───── EXERCISE MATERIALS

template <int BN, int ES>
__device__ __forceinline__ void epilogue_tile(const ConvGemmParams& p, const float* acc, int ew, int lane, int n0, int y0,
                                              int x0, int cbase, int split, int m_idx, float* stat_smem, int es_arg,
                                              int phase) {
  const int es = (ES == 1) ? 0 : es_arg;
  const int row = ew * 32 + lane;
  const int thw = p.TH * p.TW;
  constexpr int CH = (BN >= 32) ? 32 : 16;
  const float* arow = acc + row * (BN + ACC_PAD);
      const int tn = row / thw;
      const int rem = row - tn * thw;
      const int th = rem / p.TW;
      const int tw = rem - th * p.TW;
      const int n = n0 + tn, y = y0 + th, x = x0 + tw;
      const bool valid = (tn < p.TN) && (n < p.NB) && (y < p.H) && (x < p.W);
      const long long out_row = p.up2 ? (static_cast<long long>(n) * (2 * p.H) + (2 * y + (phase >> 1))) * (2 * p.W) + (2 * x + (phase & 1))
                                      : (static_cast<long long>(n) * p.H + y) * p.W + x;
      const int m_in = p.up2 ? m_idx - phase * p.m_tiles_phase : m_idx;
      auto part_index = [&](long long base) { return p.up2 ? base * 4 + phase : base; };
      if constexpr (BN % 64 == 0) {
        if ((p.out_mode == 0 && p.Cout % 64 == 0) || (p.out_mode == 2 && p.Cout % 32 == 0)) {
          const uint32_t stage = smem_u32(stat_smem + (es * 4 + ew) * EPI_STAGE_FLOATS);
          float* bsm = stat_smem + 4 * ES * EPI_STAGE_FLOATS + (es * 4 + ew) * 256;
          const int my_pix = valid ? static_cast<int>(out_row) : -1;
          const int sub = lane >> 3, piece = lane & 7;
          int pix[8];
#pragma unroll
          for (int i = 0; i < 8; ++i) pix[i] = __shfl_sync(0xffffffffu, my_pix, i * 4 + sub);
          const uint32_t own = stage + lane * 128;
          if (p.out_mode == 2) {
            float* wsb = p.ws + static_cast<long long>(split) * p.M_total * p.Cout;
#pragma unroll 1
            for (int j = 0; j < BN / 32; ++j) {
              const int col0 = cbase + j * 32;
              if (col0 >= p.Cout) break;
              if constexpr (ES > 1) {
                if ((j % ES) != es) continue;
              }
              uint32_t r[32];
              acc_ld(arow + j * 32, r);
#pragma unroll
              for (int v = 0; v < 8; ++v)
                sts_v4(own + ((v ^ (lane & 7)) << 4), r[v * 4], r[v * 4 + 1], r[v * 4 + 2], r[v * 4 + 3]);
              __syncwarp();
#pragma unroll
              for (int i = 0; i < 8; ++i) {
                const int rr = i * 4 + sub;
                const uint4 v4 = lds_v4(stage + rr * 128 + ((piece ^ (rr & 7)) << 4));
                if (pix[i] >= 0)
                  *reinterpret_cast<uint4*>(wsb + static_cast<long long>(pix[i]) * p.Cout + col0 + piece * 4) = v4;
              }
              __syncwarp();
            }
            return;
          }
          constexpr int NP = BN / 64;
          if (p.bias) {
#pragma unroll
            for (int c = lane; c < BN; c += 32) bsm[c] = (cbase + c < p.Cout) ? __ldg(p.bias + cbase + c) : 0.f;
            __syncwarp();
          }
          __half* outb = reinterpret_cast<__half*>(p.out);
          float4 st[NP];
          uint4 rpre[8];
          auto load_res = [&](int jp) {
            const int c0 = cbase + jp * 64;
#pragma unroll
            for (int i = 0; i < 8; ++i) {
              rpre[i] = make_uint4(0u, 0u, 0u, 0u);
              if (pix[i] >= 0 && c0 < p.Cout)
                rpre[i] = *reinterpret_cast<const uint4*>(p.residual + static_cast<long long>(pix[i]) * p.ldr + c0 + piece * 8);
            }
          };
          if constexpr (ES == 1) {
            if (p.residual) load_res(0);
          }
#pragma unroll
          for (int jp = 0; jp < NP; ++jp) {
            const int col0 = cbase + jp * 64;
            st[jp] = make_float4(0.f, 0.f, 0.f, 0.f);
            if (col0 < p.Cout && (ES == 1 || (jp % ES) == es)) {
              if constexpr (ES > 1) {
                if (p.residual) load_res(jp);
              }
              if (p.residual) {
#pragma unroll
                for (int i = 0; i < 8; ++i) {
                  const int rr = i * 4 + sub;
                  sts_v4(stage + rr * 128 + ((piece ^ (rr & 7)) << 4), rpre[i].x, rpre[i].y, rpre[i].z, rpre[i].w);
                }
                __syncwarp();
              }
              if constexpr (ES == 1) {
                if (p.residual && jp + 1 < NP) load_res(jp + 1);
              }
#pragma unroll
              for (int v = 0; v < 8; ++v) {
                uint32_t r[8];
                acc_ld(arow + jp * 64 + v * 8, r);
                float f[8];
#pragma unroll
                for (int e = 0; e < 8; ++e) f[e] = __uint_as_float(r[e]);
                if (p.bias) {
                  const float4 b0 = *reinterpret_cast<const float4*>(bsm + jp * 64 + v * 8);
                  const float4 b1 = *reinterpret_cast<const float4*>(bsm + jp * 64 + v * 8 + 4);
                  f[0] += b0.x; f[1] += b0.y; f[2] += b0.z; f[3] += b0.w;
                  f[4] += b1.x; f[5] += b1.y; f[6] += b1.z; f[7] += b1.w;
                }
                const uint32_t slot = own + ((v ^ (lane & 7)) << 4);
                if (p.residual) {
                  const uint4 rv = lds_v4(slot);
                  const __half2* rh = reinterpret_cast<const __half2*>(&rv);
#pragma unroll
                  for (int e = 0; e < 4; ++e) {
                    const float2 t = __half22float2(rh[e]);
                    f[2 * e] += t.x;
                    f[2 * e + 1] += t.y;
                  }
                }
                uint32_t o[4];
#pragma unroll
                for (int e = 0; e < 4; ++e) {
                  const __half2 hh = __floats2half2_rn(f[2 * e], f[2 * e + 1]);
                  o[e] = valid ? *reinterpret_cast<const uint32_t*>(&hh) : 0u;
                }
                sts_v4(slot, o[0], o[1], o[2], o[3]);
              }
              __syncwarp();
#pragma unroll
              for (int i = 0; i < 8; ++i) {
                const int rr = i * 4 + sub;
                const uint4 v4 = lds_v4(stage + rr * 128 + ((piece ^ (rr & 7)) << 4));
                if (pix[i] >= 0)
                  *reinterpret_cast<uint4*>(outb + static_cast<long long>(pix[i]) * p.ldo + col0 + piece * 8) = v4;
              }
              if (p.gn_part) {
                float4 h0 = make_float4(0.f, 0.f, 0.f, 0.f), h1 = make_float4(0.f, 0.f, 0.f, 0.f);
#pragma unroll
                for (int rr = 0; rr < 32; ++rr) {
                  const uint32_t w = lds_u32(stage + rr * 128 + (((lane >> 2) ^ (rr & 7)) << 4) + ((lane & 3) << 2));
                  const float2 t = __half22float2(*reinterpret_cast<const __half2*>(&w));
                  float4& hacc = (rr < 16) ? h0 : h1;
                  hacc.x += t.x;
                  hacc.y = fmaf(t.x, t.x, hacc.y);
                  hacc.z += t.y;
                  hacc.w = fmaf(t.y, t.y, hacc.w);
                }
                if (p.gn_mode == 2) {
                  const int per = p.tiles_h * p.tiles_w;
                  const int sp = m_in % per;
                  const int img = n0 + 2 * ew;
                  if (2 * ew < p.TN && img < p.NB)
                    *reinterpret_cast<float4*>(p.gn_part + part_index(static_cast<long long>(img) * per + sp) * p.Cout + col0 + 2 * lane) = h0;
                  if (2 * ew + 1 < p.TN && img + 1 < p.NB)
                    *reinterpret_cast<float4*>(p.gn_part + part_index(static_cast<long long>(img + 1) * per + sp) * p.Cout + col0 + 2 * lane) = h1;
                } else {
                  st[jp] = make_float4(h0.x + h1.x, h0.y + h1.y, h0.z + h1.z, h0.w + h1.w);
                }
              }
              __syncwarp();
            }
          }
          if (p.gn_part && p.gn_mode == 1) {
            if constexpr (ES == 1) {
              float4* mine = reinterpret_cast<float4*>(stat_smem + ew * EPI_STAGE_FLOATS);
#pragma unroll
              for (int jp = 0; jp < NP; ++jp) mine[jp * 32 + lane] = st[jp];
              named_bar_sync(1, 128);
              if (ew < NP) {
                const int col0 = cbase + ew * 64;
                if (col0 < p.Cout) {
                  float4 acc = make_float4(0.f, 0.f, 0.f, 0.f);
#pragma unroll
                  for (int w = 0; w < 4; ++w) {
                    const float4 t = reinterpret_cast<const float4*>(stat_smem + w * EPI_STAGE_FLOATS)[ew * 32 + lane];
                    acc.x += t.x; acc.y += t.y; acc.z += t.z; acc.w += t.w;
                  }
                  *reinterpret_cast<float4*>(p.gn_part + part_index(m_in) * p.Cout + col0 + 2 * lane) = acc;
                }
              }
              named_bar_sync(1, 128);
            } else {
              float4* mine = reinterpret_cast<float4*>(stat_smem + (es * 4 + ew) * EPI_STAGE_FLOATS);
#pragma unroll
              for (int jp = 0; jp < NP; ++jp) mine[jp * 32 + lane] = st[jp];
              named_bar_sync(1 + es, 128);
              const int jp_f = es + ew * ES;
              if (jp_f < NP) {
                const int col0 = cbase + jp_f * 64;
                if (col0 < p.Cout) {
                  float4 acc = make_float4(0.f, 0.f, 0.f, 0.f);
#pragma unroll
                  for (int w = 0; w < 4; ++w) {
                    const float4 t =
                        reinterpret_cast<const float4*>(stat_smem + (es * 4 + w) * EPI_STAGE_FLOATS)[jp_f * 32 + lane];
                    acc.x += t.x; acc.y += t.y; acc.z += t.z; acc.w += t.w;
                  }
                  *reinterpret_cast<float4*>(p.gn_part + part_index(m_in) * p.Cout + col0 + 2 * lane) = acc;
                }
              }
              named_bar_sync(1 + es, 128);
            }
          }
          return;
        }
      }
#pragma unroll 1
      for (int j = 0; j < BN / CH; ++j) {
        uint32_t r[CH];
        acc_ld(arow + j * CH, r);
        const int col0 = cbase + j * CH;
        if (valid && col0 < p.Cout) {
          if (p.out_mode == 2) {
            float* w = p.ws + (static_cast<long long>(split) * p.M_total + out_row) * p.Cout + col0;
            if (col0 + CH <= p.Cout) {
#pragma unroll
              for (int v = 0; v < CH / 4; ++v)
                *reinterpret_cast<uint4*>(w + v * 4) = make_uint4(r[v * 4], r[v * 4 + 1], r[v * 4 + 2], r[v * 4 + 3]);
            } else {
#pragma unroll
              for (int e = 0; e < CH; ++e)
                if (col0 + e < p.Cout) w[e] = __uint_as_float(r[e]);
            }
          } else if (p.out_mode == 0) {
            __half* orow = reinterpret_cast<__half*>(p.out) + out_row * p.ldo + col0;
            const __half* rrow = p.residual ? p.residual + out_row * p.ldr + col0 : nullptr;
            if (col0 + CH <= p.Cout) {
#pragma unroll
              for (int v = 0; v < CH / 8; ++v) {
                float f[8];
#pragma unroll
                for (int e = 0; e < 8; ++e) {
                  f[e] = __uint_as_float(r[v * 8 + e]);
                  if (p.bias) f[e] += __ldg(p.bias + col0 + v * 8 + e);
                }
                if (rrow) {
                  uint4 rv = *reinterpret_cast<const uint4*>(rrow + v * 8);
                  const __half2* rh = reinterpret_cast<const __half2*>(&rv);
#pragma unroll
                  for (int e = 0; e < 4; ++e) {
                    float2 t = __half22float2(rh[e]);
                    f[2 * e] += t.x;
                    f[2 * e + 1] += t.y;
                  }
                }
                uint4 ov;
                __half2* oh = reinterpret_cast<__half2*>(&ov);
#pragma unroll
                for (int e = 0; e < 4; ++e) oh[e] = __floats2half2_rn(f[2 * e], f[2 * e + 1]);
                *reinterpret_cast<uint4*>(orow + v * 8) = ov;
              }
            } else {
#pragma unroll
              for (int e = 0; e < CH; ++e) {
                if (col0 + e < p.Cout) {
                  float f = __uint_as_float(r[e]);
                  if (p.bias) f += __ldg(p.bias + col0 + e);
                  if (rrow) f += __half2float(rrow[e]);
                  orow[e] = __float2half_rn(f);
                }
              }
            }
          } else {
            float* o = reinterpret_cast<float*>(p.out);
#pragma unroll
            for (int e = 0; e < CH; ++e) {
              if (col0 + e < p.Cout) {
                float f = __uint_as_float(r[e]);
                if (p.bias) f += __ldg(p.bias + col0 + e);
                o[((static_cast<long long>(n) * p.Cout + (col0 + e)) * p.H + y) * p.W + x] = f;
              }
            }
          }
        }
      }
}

──────────

## INSTRUCTIONS TO FOLLOW
The answer is each line in which the word "fmaf" occurs, copied from the material above.

## COMPLETED TASK
                  hacc.y = fmaf(t.x, t.x, hacc.y);
                  hacc.w = fmaf(t.y, t.y, hacc.w);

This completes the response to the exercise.